● AIM OF THE TASK:
Scan the material below and copy every line holding the word "wave".
━━ DATA TO PROCESS
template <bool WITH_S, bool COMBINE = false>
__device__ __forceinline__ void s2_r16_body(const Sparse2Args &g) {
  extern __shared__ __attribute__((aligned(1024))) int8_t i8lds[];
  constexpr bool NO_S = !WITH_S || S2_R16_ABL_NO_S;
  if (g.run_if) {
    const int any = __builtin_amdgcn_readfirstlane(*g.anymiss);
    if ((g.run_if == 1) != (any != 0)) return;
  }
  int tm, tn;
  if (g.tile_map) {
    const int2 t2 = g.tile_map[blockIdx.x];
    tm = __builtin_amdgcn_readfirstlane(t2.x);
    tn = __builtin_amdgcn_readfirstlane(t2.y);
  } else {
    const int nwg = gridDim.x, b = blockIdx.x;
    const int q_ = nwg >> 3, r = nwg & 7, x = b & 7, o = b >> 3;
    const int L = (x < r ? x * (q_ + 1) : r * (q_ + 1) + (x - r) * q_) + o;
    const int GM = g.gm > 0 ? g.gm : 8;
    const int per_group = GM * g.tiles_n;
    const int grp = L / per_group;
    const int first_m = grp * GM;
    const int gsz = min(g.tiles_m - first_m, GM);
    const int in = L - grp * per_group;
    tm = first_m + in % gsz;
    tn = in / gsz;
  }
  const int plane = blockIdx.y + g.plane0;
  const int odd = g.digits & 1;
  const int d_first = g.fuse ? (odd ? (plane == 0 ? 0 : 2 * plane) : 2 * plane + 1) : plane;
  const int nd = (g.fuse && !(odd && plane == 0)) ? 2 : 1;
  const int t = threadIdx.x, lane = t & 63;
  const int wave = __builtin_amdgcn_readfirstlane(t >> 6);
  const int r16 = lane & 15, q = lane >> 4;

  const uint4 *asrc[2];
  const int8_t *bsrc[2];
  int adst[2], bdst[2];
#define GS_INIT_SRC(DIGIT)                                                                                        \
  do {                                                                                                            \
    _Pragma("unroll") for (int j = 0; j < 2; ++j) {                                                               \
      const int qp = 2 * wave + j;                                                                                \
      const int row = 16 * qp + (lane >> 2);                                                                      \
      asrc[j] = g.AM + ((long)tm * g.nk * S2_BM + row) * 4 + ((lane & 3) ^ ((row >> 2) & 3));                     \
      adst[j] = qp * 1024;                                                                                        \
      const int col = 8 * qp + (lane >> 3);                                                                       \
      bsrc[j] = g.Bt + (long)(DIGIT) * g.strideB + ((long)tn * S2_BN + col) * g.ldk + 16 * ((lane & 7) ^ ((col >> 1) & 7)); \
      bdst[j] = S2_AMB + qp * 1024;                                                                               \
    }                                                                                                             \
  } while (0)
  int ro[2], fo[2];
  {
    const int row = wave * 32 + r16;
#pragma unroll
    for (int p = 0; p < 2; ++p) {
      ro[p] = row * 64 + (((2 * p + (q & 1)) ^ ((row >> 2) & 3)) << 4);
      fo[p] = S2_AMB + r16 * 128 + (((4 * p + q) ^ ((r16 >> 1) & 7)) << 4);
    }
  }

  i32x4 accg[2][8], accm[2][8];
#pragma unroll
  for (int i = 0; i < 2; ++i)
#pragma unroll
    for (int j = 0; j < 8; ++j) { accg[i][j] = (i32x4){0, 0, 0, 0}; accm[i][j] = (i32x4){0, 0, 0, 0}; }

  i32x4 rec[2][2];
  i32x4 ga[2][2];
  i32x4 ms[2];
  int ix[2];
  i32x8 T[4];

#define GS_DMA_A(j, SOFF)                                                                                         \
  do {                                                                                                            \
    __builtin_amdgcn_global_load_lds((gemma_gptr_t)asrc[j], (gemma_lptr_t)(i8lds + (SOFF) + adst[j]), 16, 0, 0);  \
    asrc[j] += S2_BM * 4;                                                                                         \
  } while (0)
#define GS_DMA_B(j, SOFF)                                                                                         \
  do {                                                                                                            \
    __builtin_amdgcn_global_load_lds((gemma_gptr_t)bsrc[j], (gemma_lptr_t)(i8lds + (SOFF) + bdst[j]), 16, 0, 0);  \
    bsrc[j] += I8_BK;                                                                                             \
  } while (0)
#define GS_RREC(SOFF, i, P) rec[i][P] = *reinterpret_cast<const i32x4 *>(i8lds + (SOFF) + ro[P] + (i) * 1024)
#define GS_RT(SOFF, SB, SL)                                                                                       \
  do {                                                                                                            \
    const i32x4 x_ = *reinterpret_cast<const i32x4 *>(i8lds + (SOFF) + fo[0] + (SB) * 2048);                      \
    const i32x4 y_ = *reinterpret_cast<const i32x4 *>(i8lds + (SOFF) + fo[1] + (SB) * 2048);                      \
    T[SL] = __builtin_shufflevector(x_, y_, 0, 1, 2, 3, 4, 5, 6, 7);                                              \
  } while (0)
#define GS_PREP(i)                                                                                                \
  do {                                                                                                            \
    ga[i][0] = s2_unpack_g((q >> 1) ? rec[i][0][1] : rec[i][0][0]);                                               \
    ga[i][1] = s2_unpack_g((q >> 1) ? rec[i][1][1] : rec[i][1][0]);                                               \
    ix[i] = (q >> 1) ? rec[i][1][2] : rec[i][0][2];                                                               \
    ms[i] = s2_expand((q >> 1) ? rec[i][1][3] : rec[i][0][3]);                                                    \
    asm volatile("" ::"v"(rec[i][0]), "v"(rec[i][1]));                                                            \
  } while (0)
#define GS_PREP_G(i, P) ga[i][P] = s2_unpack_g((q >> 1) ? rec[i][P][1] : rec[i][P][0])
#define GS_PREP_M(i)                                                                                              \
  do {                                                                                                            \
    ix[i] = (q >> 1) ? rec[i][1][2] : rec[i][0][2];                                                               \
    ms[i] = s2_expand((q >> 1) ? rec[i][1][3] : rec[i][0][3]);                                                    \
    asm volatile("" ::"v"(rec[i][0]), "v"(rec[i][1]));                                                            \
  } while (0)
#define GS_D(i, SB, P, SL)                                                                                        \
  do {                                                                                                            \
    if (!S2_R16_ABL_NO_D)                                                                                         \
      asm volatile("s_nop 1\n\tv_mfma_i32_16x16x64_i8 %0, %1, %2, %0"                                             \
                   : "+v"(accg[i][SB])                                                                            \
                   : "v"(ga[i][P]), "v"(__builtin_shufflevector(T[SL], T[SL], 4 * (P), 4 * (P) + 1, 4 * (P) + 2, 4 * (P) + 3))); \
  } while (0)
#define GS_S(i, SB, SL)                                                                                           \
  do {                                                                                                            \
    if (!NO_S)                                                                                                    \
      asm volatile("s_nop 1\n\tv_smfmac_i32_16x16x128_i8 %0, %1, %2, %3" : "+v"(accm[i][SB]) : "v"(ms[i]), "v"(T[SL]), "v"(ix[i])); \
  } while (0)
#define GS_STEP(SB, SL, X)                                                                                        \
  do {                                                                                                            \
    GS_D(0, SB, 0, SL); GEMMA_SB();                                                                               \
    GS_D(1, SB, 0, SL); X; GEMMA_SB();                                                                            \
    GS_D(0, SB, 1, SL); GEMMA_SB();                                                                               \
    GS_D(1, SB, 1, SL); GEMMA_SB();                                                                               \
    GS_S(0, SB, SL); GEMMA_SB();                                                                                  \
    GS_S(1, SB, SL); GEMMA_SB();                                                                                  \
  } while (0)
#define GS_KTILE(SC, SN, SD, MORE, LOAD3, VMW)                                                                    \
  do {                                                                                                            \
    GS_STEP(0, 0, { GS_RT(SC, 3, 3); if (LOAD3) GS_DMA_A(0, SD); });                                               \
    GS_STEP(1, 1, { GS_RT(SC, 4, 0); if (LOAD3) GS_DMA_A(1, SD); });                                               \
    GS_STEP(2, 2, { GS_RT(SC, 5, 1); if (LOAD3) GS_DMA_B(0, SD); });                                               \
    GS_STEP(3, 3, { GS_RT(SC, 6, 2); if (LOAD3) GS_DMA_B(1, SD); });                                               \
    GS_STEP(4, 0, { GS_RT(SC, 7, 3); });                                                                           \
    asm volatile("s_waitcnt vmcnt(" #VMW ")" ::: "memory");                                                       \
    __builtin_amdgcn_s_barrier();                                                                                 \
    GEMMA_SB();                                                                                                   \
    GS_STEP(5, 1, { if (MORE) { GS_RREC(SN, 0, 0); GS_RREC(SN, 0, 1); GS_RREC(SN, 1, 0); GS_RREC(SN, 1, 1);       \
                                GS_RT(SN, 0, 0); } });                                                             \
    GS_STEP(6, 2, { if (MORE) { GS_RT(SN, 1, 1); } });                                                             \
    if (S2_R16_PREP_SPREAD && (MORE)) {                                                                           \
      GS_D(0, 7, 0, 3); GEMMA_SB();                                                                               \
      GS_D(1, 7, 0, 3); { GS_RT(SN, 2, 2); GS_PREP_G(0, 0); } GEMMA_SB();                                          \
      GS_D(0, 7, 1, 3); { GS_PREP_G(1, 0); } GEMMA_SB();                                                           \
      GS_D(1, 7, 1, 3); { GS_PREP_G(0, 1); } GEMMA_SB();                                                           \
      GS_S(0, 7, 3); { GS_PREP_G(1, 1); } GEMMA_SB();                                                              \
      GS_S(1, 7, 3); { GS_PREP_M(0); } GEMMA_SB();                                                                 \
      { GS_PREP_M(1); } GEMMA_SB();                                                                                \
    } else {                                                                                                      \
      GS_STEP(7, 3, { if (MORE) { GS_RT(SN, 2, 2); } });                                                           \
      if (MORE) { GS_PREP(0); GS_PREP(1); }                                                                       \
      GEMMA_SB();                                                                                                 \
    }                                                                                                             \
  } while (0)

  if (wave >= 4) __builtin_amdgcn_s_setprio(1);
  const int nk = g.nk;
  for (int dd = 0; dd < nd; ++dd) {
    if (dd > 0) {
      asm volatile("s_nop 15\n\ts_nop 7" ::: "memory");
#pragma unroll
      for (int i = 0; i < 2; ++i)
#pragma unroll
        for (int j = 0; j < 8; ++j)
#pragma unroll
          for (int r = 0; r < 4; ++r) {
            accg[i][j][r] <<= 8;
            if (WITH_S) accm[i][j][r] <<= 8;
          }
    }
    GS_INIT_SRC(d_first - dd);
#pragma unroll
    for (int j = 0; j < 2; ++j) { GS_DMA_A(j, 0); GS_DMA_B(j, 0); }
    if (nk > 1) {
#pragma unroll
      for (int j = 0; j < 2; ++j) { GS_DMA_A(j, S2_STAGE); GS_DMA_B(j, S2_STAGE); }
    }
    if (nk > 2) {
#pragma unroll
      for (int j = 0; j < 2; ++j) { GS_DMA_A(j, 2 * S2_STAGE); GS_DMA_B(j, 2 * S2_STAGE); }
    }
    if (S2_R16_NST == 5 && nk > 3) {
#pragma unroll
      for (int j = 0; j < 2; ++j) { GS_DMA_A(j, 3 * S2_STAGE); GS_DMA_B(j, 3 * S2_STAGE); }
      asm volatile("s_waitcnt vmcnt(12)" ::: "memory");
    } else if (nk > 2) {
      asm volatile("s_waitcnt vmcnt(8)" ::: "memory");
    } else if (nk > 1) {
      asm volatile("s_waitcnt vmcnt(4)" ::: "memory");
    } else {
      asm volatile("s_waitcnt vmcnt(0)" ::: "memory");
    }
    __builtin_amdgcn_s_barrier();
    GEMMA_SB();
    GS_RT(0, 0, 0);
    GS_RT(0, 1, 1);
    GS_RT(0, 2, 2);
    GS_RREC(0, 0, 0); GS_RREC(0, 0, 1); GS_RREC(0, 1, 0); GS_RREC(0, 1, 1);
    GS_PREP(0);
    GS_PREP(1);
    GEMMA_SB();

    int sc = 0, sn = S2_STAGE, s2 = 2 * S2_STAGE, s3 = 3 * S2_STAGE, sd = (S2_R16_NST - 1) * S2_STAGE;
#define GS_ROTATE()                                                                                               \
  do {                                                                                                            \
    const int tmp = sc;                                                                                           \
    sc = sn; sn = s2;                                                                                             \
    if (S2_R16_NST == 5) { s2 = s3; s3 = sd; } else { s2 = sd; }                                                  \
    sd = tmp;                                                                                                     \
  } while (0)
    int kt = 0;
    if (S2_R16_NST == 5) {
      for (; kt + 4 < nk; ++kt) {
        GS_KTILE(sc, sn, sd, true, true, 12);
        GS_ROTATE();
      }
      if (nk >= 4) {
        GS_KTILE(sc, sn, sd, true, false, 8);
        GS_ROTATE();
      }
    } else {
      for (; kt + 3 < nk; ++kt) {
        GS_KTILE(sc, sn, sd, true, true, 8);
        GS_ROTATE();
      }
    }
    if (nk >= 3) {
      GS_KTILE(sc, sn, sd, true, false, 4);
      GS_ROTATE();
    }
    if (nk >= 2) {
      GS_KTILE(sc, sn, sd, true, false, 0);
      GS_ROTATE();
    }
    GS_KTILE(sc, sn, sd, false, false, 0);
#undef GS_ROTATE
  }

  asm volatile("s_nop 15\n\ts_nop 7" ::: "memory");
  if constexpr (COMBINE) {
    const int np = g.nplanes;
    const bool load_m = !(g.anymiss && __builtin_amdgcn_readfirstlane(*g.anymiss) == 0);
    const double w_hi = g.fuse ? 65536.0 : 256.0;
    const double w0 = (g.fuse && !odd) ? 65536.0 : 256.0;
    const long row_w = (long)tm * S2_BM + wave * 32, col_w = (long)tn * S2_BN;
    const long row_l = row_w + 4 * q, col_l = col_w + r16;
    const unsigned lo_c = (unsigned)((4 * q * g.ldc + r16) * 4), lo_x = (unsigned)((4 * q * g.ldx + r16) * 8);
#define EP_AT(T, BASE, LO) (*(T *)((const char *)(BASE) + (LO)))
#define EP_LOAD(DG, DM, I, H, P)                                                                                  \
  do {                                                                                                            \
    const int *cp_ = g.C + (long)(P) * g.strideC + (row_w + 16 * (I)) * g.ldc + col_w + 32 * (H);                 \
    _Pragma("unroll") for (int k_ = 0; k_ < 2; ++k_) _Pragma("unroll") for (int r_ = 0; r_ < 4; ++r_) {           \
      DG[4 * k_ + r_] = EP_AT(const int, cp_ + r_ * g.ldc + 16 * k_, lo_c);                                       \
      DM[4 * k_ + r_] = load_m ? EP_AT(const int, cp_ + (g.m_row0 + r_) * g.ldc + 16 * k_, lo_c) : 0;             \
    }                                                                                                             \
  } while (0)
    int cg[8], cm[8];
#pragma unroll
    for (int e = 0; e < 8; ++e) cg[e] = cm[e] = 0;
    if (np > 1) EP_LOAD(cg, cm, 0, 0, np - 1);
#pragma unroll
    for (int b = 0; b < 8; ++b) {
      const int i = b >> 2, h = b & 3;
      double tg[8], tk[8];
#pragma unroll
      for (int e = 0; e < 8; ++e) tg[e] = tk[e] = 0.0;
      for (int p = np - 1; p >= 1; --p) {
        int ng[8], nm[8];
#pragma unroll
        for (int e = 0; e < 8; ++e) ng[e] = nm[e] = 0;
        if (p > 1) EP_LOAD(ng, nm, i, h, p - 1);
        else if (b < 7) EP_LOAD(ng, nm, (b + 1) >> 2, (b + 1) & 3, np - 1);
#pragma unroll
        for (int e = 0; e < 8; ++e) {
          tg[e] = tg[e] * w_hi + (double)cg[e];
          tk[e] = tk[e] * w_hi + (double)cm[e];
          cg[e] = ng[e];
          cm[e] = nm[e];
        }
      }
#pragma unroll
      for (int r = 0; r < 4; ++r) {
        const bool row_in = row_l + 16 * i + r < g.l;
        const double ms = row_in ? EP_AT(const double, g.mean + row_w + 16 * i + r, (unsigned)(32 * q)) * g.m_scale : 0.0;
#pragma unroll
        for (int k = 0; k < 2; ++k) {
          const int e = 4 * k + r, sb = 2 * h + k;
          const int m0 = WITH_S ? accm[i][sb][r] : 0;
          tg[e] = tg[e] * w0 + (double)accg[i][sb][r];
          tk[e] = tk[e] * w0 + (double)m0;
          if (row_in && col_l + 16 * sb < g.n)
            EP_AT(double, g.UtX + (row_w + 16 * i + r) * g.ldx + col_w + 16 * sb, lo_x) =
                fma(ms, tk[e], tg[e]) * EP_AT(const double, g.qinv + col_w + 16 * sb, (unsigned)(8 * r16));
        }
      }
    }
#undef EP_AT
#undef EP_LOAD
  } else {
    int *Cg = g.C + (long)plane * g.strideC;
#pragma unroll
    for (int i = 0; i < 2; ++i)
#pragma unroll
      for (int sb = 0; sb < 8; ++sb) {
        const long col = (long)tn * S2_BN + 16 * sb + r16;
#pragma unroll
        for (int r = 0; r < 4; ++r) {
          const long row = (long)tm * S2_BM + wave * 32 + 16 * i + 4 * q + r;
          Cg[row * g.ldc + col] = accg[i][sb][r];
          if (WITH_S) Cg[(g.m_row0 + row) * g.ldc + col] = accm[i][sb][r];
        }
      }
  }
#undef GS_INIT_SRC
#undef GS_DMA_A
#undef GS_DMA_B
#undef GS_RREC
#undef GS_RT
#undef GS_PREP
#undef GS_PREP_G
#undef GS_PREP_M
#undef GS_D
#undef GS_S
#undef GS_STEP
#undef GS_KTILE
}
━━━━
● OUTPUT FOR THIS EXERCISE:
  const int wave = __builtin_amdgcn_readfirstlane(t >> 6);
      const int qp = 2 * wave + j;                                                                                \
    const int row = wave * 32 + r16;
  if (wave >= 4) __builtin_amdgcn_s_setprio(1);
    const long row_w = (long)tm * S2_BM + wave * 32, col_w = (long)tn * S2_BN;
          const long row = (long)tm * S2_BM + wave * 32 + 16 * i + 4 * q + r;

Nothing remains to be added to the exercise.